Love nest~盲愛~
彼が立ち去った後、彼の事を『坊ちゃま』と呼ぶ年配の女性が部屋に現れた。
私の鞄を手にして、にこやかに屋敷の中の説明をする。
けれど、それが何一つ頭に入って来なかった。
彼から受けた刻印の熱と、優しさの込められた甘いバリトンボイスが脳内を占拠していて。
彼女の名前は、今井多恵(いまい たえ)。
彼が生まれる前から西賀家に仕えている使用人で、一番の年長者だそうだ。
所謂『婆や』的な存在で、彼も一目置いているらしい。
私の鞄を運んでくれた男性は、奥村義之(おくむら よしゆき)。
今井さんに次いで長く使える執事長だそうだ。
沢山説明して下った中で唯一拾えたのがこの2つだった。
完全に放心状態の私は、相槌を打つ事さえ忘れていて……。
今井さんの視線が私の首元に向けられたのに気付き、漸くハッと我に返った。
咄嗟に手で覆ってはみるものの、どこにどれだけ刻印されたのかすら解らない。
羞恥のあまり俯くと、今井さんは何事も無かったかのように私を浴室へと誘導する。
「えな様。

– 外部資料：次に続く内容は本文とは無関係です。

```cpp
__device__ __forceinline__ int64_t splice_row(const SpliceArgs& a, int64_t s) { return a.sidx ? (int64_t)a.slot[s] : s; }

__global__ __launch_bounds__(256) void splice_check_kernel(SpliceArgs a) {
    const int64_t j = (int64_t)blockIdx.x * 256 + threadIdx.x;
    if (j >= a.m) return;
    int64_t s = j;
    a.sub_starts[j] = 0;
    a.sub_nbytes[j] = 0;
    if (a.sidx) {
        s = a.sidx[j];
        if (s < 0 || s >= a.n_stream || atomicExch(&a.slot[s], (int32_t)j) != -1) {
            atomicOr(a.err, 4);
            return;
        }
    }
    int64_t o0, o1;
    if (!splice_bounds(a, s, &o0, &o1)) {
        atomicOr(a.err, 2);
        return;
    }
    a.sub_starts[j] = a.old_starts[s];
    a.sub_nbytes[j] = a.old_nbytes[s];
}

__global__ __launch_bounds__(256) void splice_size_kernel(SpliceArgs a) {
    const int64_t s = (int64_t)blockIdx.x * 256 + threadIdx.x;
    if (s >= a.n_stream) return;
    const int64_t os = a.old_starts[s], on = a.old_nbytes[s];
    const int64_t j = splice_row(a, s);
    int64_t o0 = 0, o1 = 0, size = on;
    if (j < 0) {
        if (os < 0 || on < 0 || os + on > a.old_bytes) {
            atomicOr(a.err, 2);
            size = 0;
        }
    } else {
        const int64_t nfe = splice_nfe(a);
        const int64_t hb_enc = stream_header_bytes(nfe);
        const int64_t es = a.enc_starts[j], en = a.enc_nbytes[j];
        if (!splice_bounds(a, s, &o0, &o1) || es < 0 || en < hb_enc || es + en > a.enc_bytes) {
            atomicOr(a.err, 2);
            o0 = o1 = 0;
            size = 0;
        } else {
            size = on + (stream_header_bytes(a.nf_new) - stream_header_bytes(a.nf_old)) - (o1 - o0) + (en - hb_enc) + append_growth(a.f0, nfe);
        }
    }
    a.off0[s] = o0;
    a.off1[s] = o1;
    a.nbytes[s] = size;
}

__device__ __forceinline__ uint4 funnel16(const uint8_t* s, uint32_t q) {
    const uint8_t* blk = s - q;
    const uint4 lo = *reinterpret_cast<const uint4*>(blk);
    if (q == 0) return lo;
    const uint4 hi = *reinterpret_cast<const uint4*>(blk + 16);
    const uint32_t sh = q & 3u;
    uint32_t w0, w1, w2, w3, w4;
    switch (q >> 2) {
        case 0: w0 = lo.x; w1 = lo.y; w2 = lo.z; w3 = lo.w; w4 = hi.x; break;
        case 1: w0 = lo.y; w1 = lo.z; w2 = lo.w; w3 = hi.x; w4 = hi.y; break;
        case 2: w0 = lo.z; w1 = lo.w; w2 = hi.x; w3 = hi.y; w4 = hi.z; break;
        default: w0 = lo.w; w1 = hi.x; w2 = hi.y; w3 = hi.z; w4 = hi.w; break;
    }
    return make_uint4(__builtin_amdgcn_alignbyte(w1, w0, sh), __builtin_amdgcn_alignbyte(w2, w1, sh), __builtin_amdgcn_alignbyte(w3, w2, sh),
                      __builtin_amdgcn_alignbyte(w4, w3, sh));
}

__device__ void copy_segment(uint8_t* __restrict__ dst, const uint8_t* __restrict__ src, int64_t len, const uint8_t* src_end, int64_t t,
                             int64_t nthr) {
    if (len <= 0) return;
    const uintptr_t d0 = reinterpret_cast<uintptr_t>(dst), d1 = d0 + (uintptr_t)len;
    const uintptr_t c0 = d0 & ~(uintptr_t)15, c1 = (d1 + 15) & ~(uintptr_t)15;
    const int64_t nchunk = (int64_t)((c1 - c0) >> 4);
    const int64_t delta = reinterpret_cast<intptr_t>(src) - reinterpret_cast<intptr_t>(dst);
    const uint32_t q = (uint32_t)(((uintptr_t)src - (uintptr_t)dst) & 15u);
    constexpr int U = 4;
    for (int64_t i0 = t; i0 < nchunk; i0 += U * nthr) {
        uint4 v[U];
        bool full[U];
#pragma unroll
        for (int u = 0; u < U; ++u) {
            const int64_t i = i0 + (int64_t)u * nthr;
            const uintptr_t c = c0 + ((uintptr_t)i << 4);
            const uint8_t* s = reinterpret_cast<const uint8_t*>((intptr_t)c + delta);
            full[u] = i < nchunk && c >= d0 && c + 16 <= d1 && (s - q) + (q ? 32 : 16) <= src_end;
            if (full[u]) v[u] = funnel16(s, q);
        }
#pragma unroll
        for (int u = 0; u < U; ++u) {
            const int64_t i = i0 + (int64_t)u * nthr;
            if (i >= nchunk) break;
            const uintptr_t c = c0 + ((uintptr_t)i << 4);
            if (full[u]) {
                *reinterpret_cast<uint4*>(c) = v[u];
            } else {
                for (int b = 0; b < 16; ++b) {
                    const uintptr_t d = c + (uintptr_t)b;
                    if (d >= d0 && d < d1) *reinterpret_cast<uint8_t*>(d) = *reinterpret_cast<const uint8_t*>((intptr_t)d + delta);
                }
            }
        }
    }
}

__device__ __forceinline__ void renumber_frame_wave(uint8_t* fd, const uint8_t* fr, int64_t L, uint64_t v, const uint8_t* src_end, int lane) {
    uint32_t hw0 = 0, hw1 = 0, hw2 = 0, hw3 = 0, crc_new = 0;
    int h_old = 0, h_new = 0;
    if (lane == 0) {
        const uint8_t lead = fr[4];
        int u = 0;
        while (u < 7 && (lead & (0x80u >> u))) ++u;
        u = u ? u : 1;
        const int code = fr[2] >> 4;
        const int extra = (code == 6) ? 1 : (code == 7) ? 2 : 0;
        h_old = 4 + u + extra + 1;
        const int un = utf8_bytes(v);
        auto setb = [&](int i, uint32_t b8) {
            const uint32_t sh = 8u * (uint32_t)(i & 3), m = ~(0xFFu << sh), b = (b8 & 0xFFu) << sh;
            if (i < 4) hw0 = (hw0 & m) | b; else if (i < 8) hw1 = (hw1 & m) | b; else if (i < 12) hw2 = (hw2 & m) | b; else hw3 = (hw3 & m) | b;
        };
        auto getb = [&](int i) -> uint8_t {
            const uint32_t w = (i < 4) ? hw0 : (i < 8) ? hw1 : (i < 12) ? hw2 : hw3;
            return (uint8_t)(w >> (8 * (i & 3)));
        };
        for (int i = 0; i < 4; ++i) setb(i, fr[i]);
        if (un == 1) {
            setb(4, (uint32_t)v);
        } else {
            setb(4, ((0xFF00u >> un) & 0xFFu) | (uint32_t)(v >> (6 * (un - 1))));
            for (int i = 1; i < un; ++i) setb(4 + i, 0x80u | (uint32_t)((v >> (6 * (un - 1 - i))) & 0x3Fu));
        }
        for (int i = 0; i < extra; ++i) setb(4 + un + i, fr[4 + u + i]);
        h_new = 4 + un + extra + 1;
        uint8_t c8 = 0;
        uint16_t ch_old = 0, ch_new = 0;
        for (int i = 0; i < h_new - 1; ++i) c8 = crc8_byte(c8, getb(i));
        setb(h_new - 1, c8);
        for (int i = 0; i < h_old; ++i) ch_old = crc16_byte(ch_old, fr[i]);
        for (int i = 0; i < h_new; ++i) ch_new = crc16_byte(ch_new, getb(i));
        const uint32_t crc_old = ((uint32_t)fr[L - 2] << 8) | fr[L - 1];
        crc_new = crc_old ^ crc16_mulmod((uint32_t)(ch_old ^ ch_new), crc16_xpow8((uint64_t)(L - 2 - h_old)));
    }
    h_old = __shfl(h_old, 0, 64);
    h_new = __shfl(h_new, 0, 64);
    hw0 = (uint32_t)__shfl((int)hw0, 0, 64);
    hw1 = (uint32_t)__shfl((int)hw1, 0, 64);
    hw2 = (uint32_t)__shfl((int)hw2, 0, 64);
    hw3 = (uint32_t)__shfl((int)hw3, 0, 64);
    if (lane < h_new) {
        const uint32_t w = (lane < 4) ? hw0 : (lane < 8) ? hw1 : (lane < 12) ? hw2 : hw3;
        fd[lane] = (uint8_t)(w >> (8 * (lane & 3)));
    }
    copy_segment(fd + h_new, fr + h_old, L - 2 - h_old, src_end, lane, 64);
    if (lane == 0) {
        fd[h_new + L - 2 - h_old] = (uint8_t)(crc_new >> 8);
        fd[h_new + L - 1 - h_old] = (uint8_t)crc_new;
    }
}

__device__ __forceinline__ void store_be64(uint8_t* p, uint64_t v) {
#pragma unroll
    for (int i = 0; i < 8; ++i) p[i] = (uint8_t)(v >> (56 - 8 * i));
}

__global__ __launch_bounds__(256) void splice_kernel(SpliceArgs a) {
    const int64_t s = (int64_t)blockIdx.x / a.parts;
    const int p = (int)((int64_t)blockIdx.x - s * a.parts);
    const int tid = threadIdx.x;
    const int64_t t = (int64_t)p * 256 + tid, nthr = (int64_t)a.parts * 256;
    uint8_t* const dst = a.out + a.starts[s];
    const uint8_t* const osrc = a.old + a.old_starts[s];
    const uint8_t* const old_end = a.old + a.old_bytes;
    const int64_t on = a.old_nbytes[s];
    const int64_t j = splice_row(a, s);
    if (j < 0) {
        copy_segment(dst, osrc, on, old_end, t, nthr);
        return;
    }
    const int64_t nfe = splice_nfe(a);
    const int64_t hb = stream_header_bytes(a.nf_new), hb_old = stream_header_bytes(a.nf_old), hb_enc = stream_header_bytes(nfe);
    const uint8_t* const esrc = a.enc + a.enc_starts[j];
// ... 36 lines not shown
```

Measured before the change: 207,700.

## Defer tile flush by one macro step and use global address space pointers

The decode sample loop now flushes the previous tile at the start of the next macro step instead of at the end of the current one, so the store of one tile can overlap with decoding of the next. A final flush after the loops handles the last tile. Separately, the splice copy and the latency fallback write now use explicit address_space(1) pointers so the compiler can emit global rather than flat memory instructions. The chunk base computation is also rewritten as integer offsets relative to the blob's alignment. The deferred flush relies on tile contents staying intact until the next step, which adds register or LDS lifetime pressure.

```diff
diff --git a/flacarray_amd/csrc/decode_kernels.hpp b/flacarray_amd/csrc/decode_kernels.hpp
--- a/flacarray_amd/csrc/decode_kernels.hpp
+++ b/flacarray_amd/csrc/decode_kernels.hpp
@@ -478,6 +478,9 @@
 #ifndef FA_K7_NT
 #define FA_K7_NT 1
 #endif
+#ifndef FA_K7_LATE_FLUSH
+#define FA_K7_LATE_FLUSH 1
+#endif
 #ifndef FA_K7_X
 #define FA_K7_X 0
 #endif
@@ -709,10 +712,11 @@
         const int64_t at = a.ftab[s * a.nf + f];
         if (m.first_frame < 0 || at < 0) bad = true;
         else {
-            const uint8_t* start = a.blob + at;
-            cbase = reinterpret_cast<const uint8_t*>(reinterpret_cast<uintptr_t>(start - 1) & ~(uintptr_t)(kChunkBytes - 1));
-            if (cbase < a.blob) cbase = a.blob;
-            bitpos = (uint32_t)(start - cbase) * 8;
+            const int64_t mis = (int64_t)(reinterpret_cast<uintptr_t>(a.blob) & (uintptr_t)(kChunkBytes - 1));
+            int64_t coff = ((at - 1 + mis) & ~(int64_t)(kChunkBytes - 1)) - mis;
+            if (coff < 0) coff = 0;
+            cbase = a.blob + coff;
+            bitpos = (uint32_t)(at - coff) * 8;
             ring_load_chunk(cbase, lim16, ring, 0);
             ring_load_chunk(cbase, lim16, ring, 1);
             next_chunk = 2;
@@ -1344,8 +1348,15 @@
             if constexpr ((u % kTopup) == 0) {
                 topup();
             }
+#if FA_K7_LATE_FLUSH
+            if constexpr (u == 0) {
+                if (i0 > 0) flush_tile(i0 - MACRO);
+            }
+#endif
             sample(guard_tag, part_tag, ut, i);
+#if !FA_K7_LATE_FLUSH
             if constexpr (u == MACRO - 1) flush_tile(i0);
+#endif
         });
     };
     constexpr int kStep = (MACRO > kTileW) ? MACRO : kTileW;
@@ -1377,6 +1388,9 @@
             }
         }
     }
+#if FA_K7_LATE_FLUSH
+    if (end > 0) flush_tile(end - MACRO);
+#endif
     if constexpr (NCH == 2) {
         if (skipped) {
             bitpos = resume_bitpos;
diff --git a/flacarray_amd/csrc/decode_latency.hpp b/flacarray_amd/csrc/decode_latency.hpp
--- a/flacarray_amd/csrc/decode_latency.hpp
+++ b/flacarray_amd/csrc/decode_latency.hpp
@@ -148,7 +148,7 @@
     const int64_t task = blockIdx.x;
     if (task >= a.n_tasks) return;
     auto give_up = [&](int why) __attribute__((always_inline)) {
-        if (lane == 0) *reinterpret_cast<volatile int*>(fallback) = why;
+        if (lane == 0) *(volatile __attribute__((address_space(1))) int*)fallback = why;
     };
 
 #if FA_LAT_STAMPS
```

お風呂の準備が整っておりますので、今日はゆっくり浸かってお休み下さいませね?」
「…………はい」
「何か要りようでしたら、気兼ねなくお申し付けくださいませ」
「……………はい、すみません、ありがとうございます」
「では、私はこれで失礼致しますので」
「………はい」
優しい笑みを浮かべた今井さんは優雅に会釈して、その場を後にした。